The bottom line is that averaging latency or response time data at 5 minute intervals can (and does in the case above) obscure problems as bad transactions are averaged in with good transactions and the magnitude of the bad transactions get diluted in the averaging process. There is also a granularity issue with the VMware data as things that VI is able to measure separately are also lumped together by the VMware aggregation process.

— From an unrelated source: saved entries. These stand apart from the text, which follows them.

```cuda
__global__ void __launch_bounds__(kSeedThreads) fine_seed_kernel(index_view iv, bool first_part, uint32_t kk, packed_reads bases,
// ... 556 lines not shown
    typedef void (*seed_fn)(index_view, uint32_t, packed_reads, const uint64_t*, const uint32_t*, const uint32_t*, const uint32_t*, uint32_t,
                            uint4*, uint32_t*, unsigned long long*, unsigned long long*, unsigned long long*, unsigned long long*);
    auto pick = [](bool multi, const index_view& v) -> seed_fn {
      const bool nibs = v.nib != nullptr, bytes = v.tail_bytes == 1;
      if(multi) return nibs ? (bytes ? seed_lookup_kernel<true, true, true> : seed_lookup_kernel<true, true, false>)
                            : (bytes ? seed_lookup_kernel<true, false, true> : seed_lookup_kernel<true, false, false>);
      return nibs ? (bytes ? seed_lookup_kernel<false, true, true> : seed_lookup_kernel<false, true, false>)
                  : (bytes ? seed_lookup_kernel<false, false, true> : seed_lookup_kernel<false, false, false>);
    };
    for(uint32_t part = 0; part < nparts; ++part) {
      l2_window(ctx, st, part ? idx->more[part - 1] : idx, true);
      const index_view& pv = idx->part_view(part);
      pick(nparts > 1, pv)<<<ntiles, kSeedThreads, 0, st>>>(pv, nparts == 1 ? 3u : ((part == 0 ? 1u : 0u) | (part + 1 == nparts ? 2u : 0u)),
                                                           d_bases, d_read_start, ws.tile_read.as<uint32_t>(), ws.tile_pos.as<uint32_t>(),
                                                           ws.tile_tbase.as<uint32_t>(), p->max_count > 0 ? (uint32_t)p->max_count : 0u,
                                                           ws.rec.as<uint4>() + part * rec_stride, ws.size.as<uint32_t>(), ctr + 0, ctr + 6, ctr + 9, ctr + 10);
      MR_LAUNCHED(ctx);
    }
    l2_window(ctx, st, idx, false);
    timer.next("count threshold");
    uint32_t nbits = 32;
    if(p->max_count > 1) { nbits = 0; while((1u << nbits) < (uint32_t)p->max_count) ++nbits; }
    else if(p->max_count == 1) nbits = 1;
    read_threshold_kernel<<<nreads, 256, 0, st>>>(d_read_start, nbits, ws.size.as<uint32_t>(), ws.thr.as<uint32_t>());
    MR_LAUNCHED(ctx);
  }
  timer.next("hit expansion");
  if(ntiles) {
    tile_hits_kernel<<<ntiles, kSeedThreads, 0, st>>>(d_read_start, ws.tile_read.as<uint32_t>(), ws.tile_pos.as<uint32_t>(),
                                                     ws.size.as<uint32_t>(), ws.tile_cand.as<uint32_t>(), ctr + 11);
    MR_LAUNCHED(ctx);
  }
  MR_TRY((prim::exclusive_scan<prim::ptr_in_u32, uint64_t>(ctx, prim::ptr_in_u32{ ws.tile_cand.as<uint32_t>() }, ntiles, ws.hit_off.as<uint64_t>(),
                                                           ws.scan_scratch, (uint64_t*)(ctr + 1))));
  if(ntiles) MR_CUDA(ctx, cudaMemcpyAsync(ws.hit_off.as<uint64_t>() + ntiles, ctr + 1, sizeof(uint64_t), cudaMemcpyDeviceToDevice, st));
  int sr_bits = 1;
  while((1ULL << sr_bits) <= (uint64_t)iv.nseq_all) ++sr_bits;
  MR_CUDA(ctx, cudaMemcpyAsync(h_ctr, ctr, 12 * sizeof(uint64_t), cudaMemcpyDeviceToHost, st));
  MR_CUDA(ctx, ctx->wait(st));
  if(h_ctr[11]) return ctx->fail(MR_ELIMIT, "mr_align_batch: 2^32 or more hits in one 1024-base tile; use --max-count");
  const uint64_t H = h_ctr[1];
  MR_TRACE_MSG("batch: %u reads, %llu bases, %llu lookups, %llu raw hits", nreads, (unsigned long long)T, (unsigned long long)h_ctr[0], (unsigned long long)H);
  res->view.n_kmers_looked_up = h_ctr[0];
  res->view.n_tail_entries = h_ctr[6];
  res->view.n_lists = h_ctr[9];
  res->view.n_buckets = h_ctr[10];
  static const uint64_t hit_limit = getenv("MR_MAX_HITS") ? strtoull(getenv("MR_MAX_HITS"), nullptr, 0) : (1ULL << 32);
  if(H >= hit_limit) return ctx->fail(MR_ELIMIT, "mr_align_batch: too many hits in one batch; use smaller batches");

  uint64_t G = 0, S = 0, cap = 0;
  const bool taps = ctx->keep_taps;
  uint64_t *skeys = nullptr, *spays = nullptr;
  chain_args A;
  memset(&A, 0, sizeof(A));
  if(H) {
    MR_TRY(ws.key0.ensure(ctx, (H + 2) * 8)); MR_TRY(ws.key1.ensure(ctx, (H + 2) * 8));
    MR_TRY(ws.pay0.ensure(ctx, (H + 2) * 8)); MR_TRY(ws.pay1.ensure(ctx, (H + 2) * 8));
    if(nparts == 1)
      expand_kernel<false><<<ntiles, kSeedThreads, 0, st>>>(iv, nullptr, 1, 0, d_read_start, ws.tile_read.as<uint32_t>(), ws.tile_pos.as<uint32_t>(),
                                                          ws.rec.as<uint4>(), ws.size.as<uint32_t>(), ws.hit_off.as<uint64_t>(),
                                                          ws.key0.as<uint64_t>(), ws.pay0.as<uint64_t>(), ctr + 2);
    else
      expand_kernel<true><<<ntiles, kSeedThreads, 0, st>>>(iv, idx->more_views.as<index_view>(), nparts, rec_stride, d_read_start,
                                                         ws.tile_read.as<uint32_t>(), ws.tile_pos.as<uint32_t>(),
                                                         ws.rec.as<uint4>(), ws.size.as<uint32_t>(), ws.hit_off.as<uint64_t>(),
                                                         ws.key0.as<uint64_t>(), ws.pay0.as<uint64_t>(), ctr + 2);
    MR_LAUNCHED(ctx);
    timer.next("group sort");
    static const bool read_sort_on = !(getenv("MR_READ_SORT") && atoi(getenv("MR_READ_SORT")) == 0);
    const bool read_sort = read_sort_on && group_sort_usable(sr_bits);
    uint64_t *alt_key, *alt_pay;
    if(read_sort) {
      MR_TRY(ws.head.ensure(ctx, H + 2));
      group_sort_args GS;
      GS.keys_in = ws.key0.as<uint64_t>(); GS.pays_in = ws.pay0.as<uint64_t>();
      GS.keys_out = ws.key1.as<uint64_t>(); GS.pays_out = ws.pay1.as<uint64_t>();
      GS.head = ws.head.as<uint8_t>(); GS.hit_off = ws.hit_off.as<uint64_t>(); GS.tile_first = ws.tile_first.as<uint32_t>();
      GS.nseq_all = iv.nseq_all; GS.sr_bits = sr_bits; GS.n_invalid_groups = ctr + 14; GS.cap = 0; GS.idx_bits = 0;
      MR_TRY(launch_group_sort(ctx, GS, nreads));
      skeys = GS.keys_out; spays = GS.pays_out; alt_key = GS.keys_in; alt_pay = GS.pays_in;
      MR_TRY((prim::flag_count<head_byte>(ctx, head_byte{ GS.head }, H, ws.scan_scratch, (uint64_t*)(ctr + 3))));
    } else {
      bool in_first = true;
      MR_TRY((prim::radix_sort_pairs<uint64_t, uint64_t>(ctx, ws.key0.as<uint64_t>(), ws.pay0.as<uint64_t>(), ws.key1.as<uint64_t>(),
                                                         ws.pay1.as<uint64_t>(), H, 0, sr_bits, ws.sort, &in_first)));
      skeys = in_first ? ws.key0.as<uint64_t>() : ws.key1.as<uint64_t>();
      spays = in_first ? ws.pay0.as<uint64_t>() : ws.pay1.as<uint64_t>();
      alt_key = in_first ? ws.key1.as<uint64_t>() : ws.key0.as<uint64_t>();
      alt_pay = in_first ? ws.pay1.as<uint64_t>() : ws.pay0.as<uint64_t>();
      MR_TRY((prim::flag_count<head_flag>(ctx, head_flag{ skeys, iv.nseq_all }, H, ws.scan_scratch, (uint64_t*)(ctr + 3))));
    }
    MR_CUDA(ctx, cudaMemcpyAsync(h_ctr, ctr, 16 * sizeof(uint64_t), cudaMemcpyDeviceToHost, st));
    MR_CUDA(ctx, ctx->wait(st));
    G = h_ctr[3];
    MR_TRACE_MSG("sorted (%s); %llu groups", read_sort ? "per read" : "device-wide", (unsigned long long)G);
    const uint64_t Hvalid = H - h_ctr[2];
    res->view.n_hits = Hvalid;
    res->view.n_groups = G - (read_sort ? h_ctr[14] : 0);
    MR_TRY(ws.group_start.ensure(ctx, (G + 2) * 8));
    if(read_sort) {
      MR_TRY((prim::flag_positions<head_byte>(ctx, head_byte{ ws.head.as<uint8_t>() }, H, ws.scan_scratch, ws.group_start.as<uint64_t>())));
      MR_CUDA(ctx, cudaMemcpyAsync(ws.group_start.as<uint64_t>() + G, ctr + 1, 8, cudaMemcpyDeviceToDevice, st));
// ... 563 lines not shown
```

Lest this be perceived as being too harsh on VMware, let’s also discuss why this is the case. VMware is getting its data from the hypervisor which is certainly a good place to get uniform data across a broad range of systems. However the hypervisor has to be a very thin and very efficient piece of code. It probably is not possible to collect detailed data about individual storage transactions from the hypervisor as the measurement point without causing the hypervisor to create the kind of overhead on the system which would be totally unacceptable. Therefore it is probably fair to say that VMware is making the best tradeoff that it can given its measurement point and that in order to get real time and more granular data, a different measurement point is needed. This is precisely where a vendor like Virtual Instruments that has a unique measurement point deep in the SAN can step in and add a significant amount of value to the question of how to instrument a VMware vSphere environment that has to support Tier 1 applications.